“好的,小舞姑娘!我等便在这附近守着,有事您叫一声就好!”勇士领队高声回道。
得到回应的“闻武”看了看大师兄,将酒葫芦从包裹中取出,饮了一大口,等了会,微微一愣,随即又是一大口,压了压酒气后,这才慢悠悠躺下抱住了墨烟雨的肩膀。
下一刻,车厢内开始萦绕着淡淡的粉气,而墨烟雨伤口处的灰气也伴着身体中飘出来的淡红色气体缓慢的被“闻武”吸收着,那些已经延伸到他脸颊上的蛛网痕迹也在逐渐消退着。
精神体闻武就这么看着自己在外界忙里忙外的,又见确实有效果后,也没了羞耻的心情,脑子里便开始思考着红团和粉团以及自己的黑鱼胎记的特点。
红团一直以来都坚称“她”就是自己!一开始力量的确很强大,而且确实给自己的感觉很邪恶阴冷,并且做法也确实很残暴。
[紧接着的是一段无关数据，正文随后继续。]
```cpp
__device__ __forceinline__ double eos_density(const EosDev &E, double T, double S, double pressure) {
  if (E.form == MOM6HIP_EOS_LINEAR) return E.Rho_T0_S0 + E.dRho_dT * T + E.dRho_dS * S;
  if (E.form == MOM6HIP_EOS_UNESCO) return unesco::density(T, S, pressure);
  if (is_wrightx(E.form)) return wrightx_density(wright_coefs(E.form), T, S, pressure);
  const double al0 = (a0 + a1 * T) + a2 * S;
  const double p0 = (b0 + b4 * S) + T * (b1 + T * (b2 + b3 * T) + b5 * S);
  const double lambda = (c0 + c4 * S) + T * (c1 + T * (c2 + c3 * T) + c5 * S);
  return (pressure + p0) / (lambda + al0 * (pressure + p0));
}

__device__ __forceinline__ double eos_density_anomaly(const EosDev &E, double T, double S, double pressure, double rho_ref) {
  if (E.form == MOM6HIP_EOS_LINEAR) return (E.Rho_T0_S0 - rho_ref) + (E.dRho_dT * T + E.dRho_dS * S);
  if (E.form == MOM6HIP_EOS_UNESCO) return unesco::density_anomaly(T, S, pressure, rho_ref);
  if (is_wrightx(E.form)) return wrightx_density_anomaly(wright_coefs(E.form), T, S, pressure, rho_ref);
  const double pa_000 = (b0 * (1.0 - a0 * rho_ref) - rho_ref * c0);
  const double al_TS = a1 * T + a2 * S;
  const double al0 = a0 + al_TS;
  const double p_TSp = pressure + (b4 * S + T * (b1 + (T * (b2 + b3 * T) + b5 * S)));
  const double lam_TS = c4 * S + T * (c1 + (T * (c2 + c3 * T) + c5 * S));
  return (pa_000 + (p_TSp - rho_ref * (p_TSp * al0 + (b0 * al_TS + lam_TS)))) / ((c0 + lam_TS) + al0 * (b0 + p_TSp));
}

__device__ __forceinline__ void eos_density_derivs(const EosDev &E, double T, double S, double pressure, double &drho_dT,
                                                   double &drho_dS) {
  if (E.form == MOM6HIP_EOS_LINEAR) { drho_dT = E.dRho_dT; drho_dS = E.dRho_dS; return; }
  if (E.form == MOM6HIP_EOS_UNESCO) { unesco::density_derivs(T, S, pressure, drho_dT, drho_dS); return; }
  if (is_wrightx(E.form)) { wrightx_density_derivs(wright_coefs(E.form), T, S, pressure, drho_dT, drho_dS); return; }
  const double al0 = (a0 + a1 * T) + a2 * S;
  const double p0 = (b0 + b4 * S) + T * (b1 + T * ((b2 + b3 * T)) + b5 * S);
  const double lambda = (c0 + c4 * S) + T * (c1 + T * ((c2 + c3 * T)) + c5 * S);
  double I_denom2 = 1.0 / (lambda + al0 * (pressure + p0));
  I_denom2 = I_denom2 * I_denom2;
  drho_dT = I_denom2 * (lambda * (b1 + T * (2.0 * b2 + 3.0 * b3 * T) + b5 * S) -
                        (pressure + p0) * ((pressure + p0) * a1 + (c1 + T * (c2 * 2.0 + c3 * 3.0 * T) + c5 * S)));
  drho_dS = I_denom2 * (lambda * (b4 + b5 * T) - (pressure + p0) * ((pressure + p0) * a2 + (c4 + c5 * T)));
}

__device__ __forceinline__ double eos_spec_vol_anomaly(const EosDev &E, double T, double S, double pressure, double spv_ref) {
  if (E.form == MOM6HIP_EOS_LINEAR)
    return ((1.0 - E.Rho_T0_S0*spv_ref) - spv_ref*(E.dRho_dT*T + E.dRho_dS*S)) / (E.Rho_T0_S0 + (E.dRho_dT*T + E.dRho_dS*S));
  if (is_wrightx(E.form)) return wrightx_spv_anomaly(wright_coefs(E.form), T, S, pressure, spv_ref);
  if (E.form == MOM6HIP_EOS_UNESCO) {
    using namespace unesco;
    const double p1 = pressure*1.0e-5, t1 = T;
    const double s1 = (S > 0.0 ? S : 0.0), s12 = sqrt(s1);
    const double rho0 = R00 + ( t1*(R01 + t1*(R02 + t1*(R03 + t1*(R04 + t1*R05)))) +
                   s1*((R10 + t1*(R11 + t1*(R12 + t1*(R13 + t1*R14)))) +
// ... 17 lines not shown
```

### mom6_amd/csrc/pressure_force.hip

```cpp
#include <cmath>

#include "common.hpp"
#include "eos.hpp"

namespace {

using m6::max2;
using m6::min2;
using namespace m6::eos;
__device__ __forceinline__ double max3(double a, double b, double c) { return max2(max2(a, b), c); }
__device__ __forceinline__ double min3(double a, double b, double c) { return min2(min2(a, b), c); }
__device__ __forceinline__ double fsign(double a, double b) { return copysign(fabs(a), b); }

__device__ double plm_slope_wa(double h_l, double h_c, double h_r, double h_neglect, double u_l, double u_c, double u_r) {
  const double sigma_r = u_r - u_c;
  const double sigma_l = u_c - u_l;
  const double sigma_c = 2.0 * (u_r - u_l) * (h_c / (h_l + 2.0 * h_c + h_r + h_neglect));
  const double u_min = min3(u_l, u_c, u_r);
  const double u_max = max3(u_l, u_c, u_r);
  double slope = 0.0;
  if ((sigma_l * sigma_r) > 0.0) slope = fsign(min2(fabs(sigma_c), 2. * min2(u_c - u_min, u_max - u_c)), sigma_c);
  if (u_c - 0.5 * fabs(slope) < u_min || u_c + 0.5 * fabs(slope) > u_max) slope = slope * (1. - 2.220446049250313e-16);
  if (fabs(slope) < 1.E-140) slope = 0.;
  return slope;
// ... 113 lines not shown
    const double iz = 0.5 * G_e * (dz * dz) * (rho_anom - C1_90 * (16.0 * (r5[3] - r5[1]) + 7.0 * (r5[4] - r5[0])));
    p.intz_dpa[o3] = iz * g.Z_to_H;

    if (p.pbce) {
      const double press = -Rho0xG * (e_K - p.Z_ref);
      double pb;
      if (kk == 0) {
        const double rho_in_situ = eos_density(p.eos, T_c, S_c, press);
        pb = G_Rho0 * (p.GFS_scale * rho_in_situ) * g.H_to_Z;
      } else {
        const double T_int = 0.5 * (T_m + T_c), S_int = 0.5 * (S_m + S_c);
        double dR_dT, dR_dS;
        eos_density_derivs(p.eos, T_int, S_int, press, dR_dT, dR_dS);
        pb = pbce_prev + G_Rho0 * ((e_K - e_bot) * Ihtot) * (dR_dT * (T_c - T_m) + dR_dS * (S_c - S_m));
      }
      p.pbce[o3] = pb;
      pbce_prev = pb;
    }

    e_K = e_Kp1;
    h_m = h_c; h_c = h_p; h_p = h_q; h_q = ld(p.h, kk + 3);
    T_m = T_c; T_c = T_p; T_p = T_q; T_q = ld(p.T, kk + 3);
    S_m = S_c; S_c = S_p; S_p = S_q; S_q = ld(p.S, kk + 3);
    sT_m = sT_c; sT_c = sT_p; sS_m = sS_c; sS_c = sS_p;
    if (kk + 2 <= nz - 2) {
      sT_p = plm_slope_wa(h_c, h_p, h_q, h_neglect, T_c, T_p, T_q);
      sS_p = plm_slope_wa(h_c, h_p, h_q, h_neglect, S_c, S_p, S_q);
    } else {
      sT_p = 0.; sS_p = 0.;
    }
  }
}

__device__ __forceinline__ double face_integral(const PgfArgs &p, long oL3, long oR3, long oL2, long oR2, double eL_K,
                                                double eL_Kp1, double eR_K, double eR_Kp1) {
  const m6::GridDev &g = p.g;
  const double G_e = g.g_Earth, GxRho = G_e * p.rho_ref, rho_ref = p.rho_ref;
  const double C1_90 = 1.0 / 90.0;
  double Ttl, Tbl, Ttr, Tbr, Stl, Sbl, Str, Sbr;
  const double TtL = p.T_t[oL3], TtR = p.T_t[oR3], TbL = p.T_b[oL3], TbR = p.T_b[oR3];
  const double StL = p.S_t[oL3], StR = p.S_t[oR3], SbL = p.S_b[oL3], SbR = p.S_b[oR3];
  double hWght = (p.massw ? 1. : 0.) * max3(0., -g.bathyT[oL2] - eR_K, -g.bathyT[oR2] - eL_K);
  if (hWght > 0.) {
    const double hL = (eL_K - eL_Kp1) + g.dZ_subroundoff;
    const double hR = (eR_K - eR_Kp1) + g.dZ_subroundoff;
    const double rr = (hL - hR) / (hL + hR);
    hWght = hWght * (rr * rr);
    const double iDenom = 1. / (hWght * (hR + hL) + hL * hR);
    Ttl = ((hWght * hR) * TtR + (hWght * hL + hR * hL) * TtL) * iDenom;
    Ttr = ((hWght * hL) * TtL + (hWght * hR + hR * hL) * TtR) * iDenom;
    Tbl = ((hWght * hR) * TbR + (hWght * hL + hR * hL) * TbL) * iDenom;
    Tbr = ((hWght * hL) * TbL + (hWght * hR + hR * hL) * TbR) * iDenom;
    Stl = ((hWght * hR) * StR + (hWght * hL + hR * hL) * StL) * iDenom;
    Str = ((hWght * hL) * StL + (hWght * hR + hR * hL) * StR) * iDenom;
    Sbl = ((hWght * hR) * SbR + (hWght * hL + hR * hL) * SbL) * iDenom;
    Sbr = ((hWght * hL) * SbL + (hWght * hR + hR * hL) * SbR) * iDenom;
  } else {
    Ttl = TtL; Tbl = TbL; Ttr = TtR; Tbr = TbR;
    Stl = StL; Sbl = SbL; Str = StR; Sbr = SbR;
  }
  double intz[5];
  intz[0] = p.dpa[oL3]; intz[4] = p.dpa[oR3];
#pragma unroll
  for (int m = 2; m <= 4; m++) {
    const double w_left = 0.25 * (double)(5 - m), w_right = 1.0 - w_left;
    const double dz_x = w_left * (eL_K - eL_Kp1) + w_right * (eR_K - eR_Kp1);
    const double T1 = w_left * Ttl + w_right * Ttr, T5 = w_left * Tbl + w_right * Tbr;
    const double S1 = w_left * Stl + w_right * Str, S5 = w_left * Sbl + w_right * Sbr;
    double pn = -GxRho * ((w_left * eL_K + w_right * eR_K) - p.Z_ref);
    double r[5];
#pragma unroll
    for (int n = 1; n <= 5; n++) {
      if (n > 1) pn = pn + GxRho * 0.25 * dz_x;
      double Tn, Sn;
      if (n == 1) { Tn = T1; Sn = S1; }
      else if (n == 5) { Tn = T5; Sn = S5; }
      else {
        const double wt_t = 0.25 * (double)(5 - n), wt_b = 1.0 - wt_t;
        Sn = wt_t * S1 + wt_b * S5;
        Tn = wt_t * T1 + wt_b * T5;
      }
      r[n - 1] = eos_density_anomaly(p.eos, Tn, Sn, pn, rho_ref);
    }
    intz[m - 1] = G_e * dz_x * (C1_90 * (7.0 * (r[0] + r[4]) + 32.0 * (r[1] + r[3]) + 12.0 * r[2]));
  }
  return C1_90 * (7.0 * (intz[0] + intz[4]) + 32.0 * (intz[1] + intz[3]) + 12.0 * intz[2]);
}

__global__ __launch_bounds__(64, PGF_FACE_OCC) void pgf_face_kernel(PgfArgs p) {
  const m6::GridDev &g = p.g;
  const int i = g.isc - 1 + blockIdx.x * 64 + threadIdx.x;
  const int j = g.jsc - 1 + blockIdx.y;
  if (i > g.iec) return;
  const bool do_x = (j >= g.jsc), do_y = (i >= g.isc);
  if (!do_x && !do_y) return;
  const int nz = g.nk;
  const long pl = (long)g.nih * g.njh, plU = (long)(g.nih + 1) * g.njh, plV = (long)g.nih * (g.njh + 1);
  const long oc = g.h2(i, j), oe = oc + 1, on = oc + g.nih;
  const double h_neglect = g.H_subroundoff, I_Rho0 = 1.0 / g.Rho0;
  const double rg = p.rho_ref * g.g_Earth;
  auto pa0 = [&](long o2) -> double {
    double v = rg * (p.e[o2] - p.Z_ref);
    if (p.p_atm) v = v + p.p_atm[o2];
    return v;
  };
  double pa_c = pa0(oc), pa_e = do_x ? pa0(oe) : 0.0, pa_n = do_y ? pa0(on) : 0.0;
  double intx_pa = 0.5 * (pa_c + pa_e), inty_pa = 0.5 * (pa_c + pa_n);
  const double fx = do_x ? (2.0 * I_Rho0 * g.IdxCu[g.u2(i, j)]) : 0.0;
  const double fy = do_y ? (2.0 * I_Rho0 * g.IdyCv[g.v2(i, j)]) : 0.0;
  double ec_K = p.e[oc], ee_K = do_x ? p.e[oe] : 0.0, en_K = do_y ? p.e[on] : 0.0;
  for (int k = 0; k < nz; k++) {
    const long c3 = oc + pl * k;
    const double ec_Kp1 = p.e[c3 + pl];
    const double h_c = p.h[c3], dpa_c = p.dpa[c3], iz_c = p.intz_dpa[c3];
    if (do_x) {
      const long e3 = c3 + 1;
      const double ee_Kp1 = p.e[e3 + pl];
      const double h_e = p.h[e3];
      const double intx_dpa = face_integral(p, c3, e3, oc, oe, ec_K, ec_Kp1, ee_K, ee_Kp1);
// ... 5 lines not shown
        const long n = g.u2(i, j) + plU * k;
        double a = p.bc_CAu[n] + pfu;
        if (p.bc_inviscid) a = (a == 0.0) ? 0.0 : a; else a = a + p.bc_diffu[n];
        p.bc_u[n] = a;
      }
      intx_pa = intx_pa + intx_dpa;
      pa_e = pa_e + p.dpa[e3];
      ee_K = ee_Kp1;
    }
    if (do_y) {
      const long n3 = c3 + g.nih;
      const double en_Kp1 = p.e[n3 + pl];
      const double h_n = p.h[n3];
      const double inty_dpa = face_integral(p, c3, n3, oc, on, ec_K, ec_Kp1, en_K, en_Kp1);
      const double pfv = (((pa_c * h_c + iz_c) - (pa_n * h_n + p.intz_dpa[n3])) +
                          ((h_n - h_c) * inty_pa - (en_Kp1 - ec_Kp1) * inty_dpa * g.Z_to_H)) *
                         (fy / ((h_c + h_n) + h_neglect));
      p.PFv[g.v2(i, j) + plV * k] = pfv;
      if (p.bc_v) {
        const long n = g.v2(i, j) + plV * k;
        double a = p.bc_CAv[n] + pfv;
        if (p.bc_inviscid) a = (a == 0.0) ? 0.0 : a; else a = a + p.bc_diffv[n];
        p.bc_v[n] = a;
      }
      inty_pa = inty_pa + inty_dpa;
      pa_n = pa_n + p.dpa[n3];
      en_K = en_Kp1;
    }
    pa_c = pa_c + dpa_c;
    ec_K = ec_Kp1;
  }
}

struct PlmEdgeArgs { m6::GridDev g; const double *h, *Q; double *Q_t, *Q_b; int bdry_extrap; };
__global__ __launch_bounds__(64) void plm_edge_kernel(PlmEdgeArgs p) {
  const m6::GridDev &g = p.g;
  const int i = g.isc - 1 + blockIdx.x * 64 + threadIdx.x;
  const int j = g.jsc - 1 + blockIdx.y;
  if (i > g.iec + 1) return;
  const int nz = g.nk;
  const long o2 = g.h2(i, j), pl = (long)g.nih * g.njh;
  const double h_neglect = g.H_subroundoff;
  auto ld = [&](const double *a, int kk) -> double { return (kk >= 0 && kk < nz) ? a[o2 + pl * kk] : 0.0; };
  double h_m = 0., h_c = ld(p.h, 0), h_p = ld(p.h, 1), h_q = ld(p.h, 2);
  double Q_m = 0., Q_c = ld(p.Q, 0), Q_p = ld(p.Q, 1), Q_q = ld(p.Q, 2);
  double s_m = 0., s_c = 0., s_p = 0.;
  if (nz >= 3) s_p = plm_slope_wa(h_c, h_p, h_q, h_neglect, Q_c, Q_p, Q_q);
  for (int kk = 0; kk < nz; kk++) {
    double Qt, Qb;
    if (kk >= 1 && kk <= nz - 2) {
      const double m = plm_monotonized_slope(Q_m, Q_c, Q_p, s_m, s_c, s_p);
      Qt = Q_c - 0.5 * m; Qb = Q_c + 0.5 * m;
    } else if (p.bdry_extrap) {
      const double m = kk == 0 ? -plm_extrapolate_slope(h_p, h_c, h_neglect, Q_p, Q_c) : plm_extrapolate_slope(h_m, h_c, h_neglect, Q_m, Q_c);
      Qt = Q_c - 0.5 * m; Qb = Q_c + 0.5 * m;
    } else {
      Qt = Q_c; Qb = Q_c;
    }
    p.Q_t[o2 + pl * kk] = Qt; p.Q_b[o2 + pl * kk] = Qb;
    h_m = h_c; h_c = h_p; h_p = h_q; h_q = ld(p.h, kk + 3);
    Q_m = Q_c; Q_c = Q_p; Q_p = Q_q; Q_q = ld(p.Q, kk + 3);
    s_m = s_c; s_c = s_p;
    s_p = (kk + 2 <= nz - 2) ? plm_slope_wa(h_c, h_p, h_q, h_neglect, Q_c, Q_p, Q_q) : 0.;
  }
}

// ... 520 lines not shown
    a.Rlay = ctx->tables[m6::TABLE_PGF_RLAY].get(cs->Rlay, (size_t)g.nk);
    if (!a.Rlay) return 1;
  }
  if (mode == PCM_NOEOS && pbce) {
    a.g_prime = ctx->tables[m6::TABLE_PGF_GPRIME].get(cs->g_prime, (size_t)g.nk + 1);
    if (!a.g_prime) return 1;
  }
  m6::Stager st(ctx, memspace);
  a.g = g;
  a.eos = use_EOS ? EosDev{eos->form, eos->Rho_T0_S0, eos->dRho_dT, eos->dRho_dS} : EosDev{0, 0., 0., 0.};
  a.h = st.in(h, bH); a.T = use_EOS ? st.in(T, bH) : nullptr; a.S = use_EOS ? st.in(S, bH) : nullptr; a.p_atm = st.in(p_atm, bH2);
  a.PFu = st.inout(PFu, bU); a.PFv = st.inout(PFv, bV); a.pbce = st.inout(pbce, bH); a.eta = st.inout(eta, bH2);
  a.e = (double *)st.scratch(bH + bH2);
  a.T_t = a.T_b = a.S_t = a.S_b = nullptr;
  if (use_ALE) {
    a.T_t = (double *)st.scratch(bH); a.T_b = (double *)st.scratch(bH);
    a.S_t = (double *)st.scratch(bH); a.S_b = (double *)st.scratch(bH);
  }
  a.dpa = (double *)st.scratch(bH); a.intz_dpa = (double *)st.scratch(bH);
  if (st.failed()) return 1;
  a.rho_ref = cs->Rho0; a.Z_ref = cs->Z_ref; a.GFS_scale = cs->GFS_scale; a.za0 = nullptr; a.H_to_RZ = 0.0;
  a.boundary_extrap = cs->boundary_extrap; a.massw = cs->useMassWghtInterp;
  a.nkmb = use_EOS ? cs->nkmb : 0; a.P_Ref = cs->P_Ref;
  const int ncol_i = g.iec - g.isc + 3, ncol_j = g.jec - g.jsc + 3;
  const dim3 gc((ncol_i + 63) / 64, ncol_j), gf((ncol_i - 1 + 63) / 64, ncol_j - 1);
  if (use_ALE) {
    if (ctx->bc_fuse && memspace == MOM6HIP_MEM_DEVICE) {
      mom6hip_ctx::BcAccelFuse *f = ctx->bc_fuse;
      a.bc_CAu = f->au; a.bc_CAv = f->av; a.bc_diffu = f->diffu; a.bc_diffv = f->diffv; a.bc_u = f->u_bc; a.bc_v = f->v_bc;
      a.bc_inviscid = f->inviscid;
      f->done = true;
    }
    hipLaunchKernelGGL(pgf_column_kernel, gc, dim3(64), 0, s, a);
    { m6::KTimer kt(ctx, MOM6HIP_KT_PGF_FACE); hipLaunchKernelGGL(pgf_face_kernel, gf, dim3(64), 0, s, a); }
  } else if (mode == PCM_LINEAR) {
    hipLaunchKernelGGL(pgf_pcm_column_kernel<PCM_LINEAR>, gc, dim3(64), 0, s, a);
    hipLaunchKernelGGL(pgf_pcm_face_kernel<PCM_LINEAR>, gf, dim3(64), 0, s, a);
  } else if (mode == PCM_WRIGHT) {
    hipLaunchKernelGGL(pgf_pcm_column_kernel<PCM_WRIGHT>, gc, dim3(64), 0, s, a);
    hipLaunchKernelGGL(pgf_pcm_face_kernel<PCM_WRIGHT>, gf, dim3(64), 0, s, a);
  } else {
    hipLaunchKernelGGL(pgf_pcm_column_kernel<PCM_NOEOS>, gc, dim3(64), 0, s, a);
    hipLaunchKernelGGL(pgf_pcm_face_kernel<PCM_NOEOS>, gf, dim3(64), 0, s, a);
  }
  M6_HIP(hipGetLastError());
  return st.finish();
}
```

自己稍有不慎,吸入红线,便会唤醒“她”与自己争夺身体。
而现如今却在自己面前显得那么的弱,乏力的黑球只释放出的一点黑金丝线便可刺痛“她”,这还不止,刚才自己放权身体后,也与以往有所不同,就好像有一种随时可以拿回来的感觉,特别轻松。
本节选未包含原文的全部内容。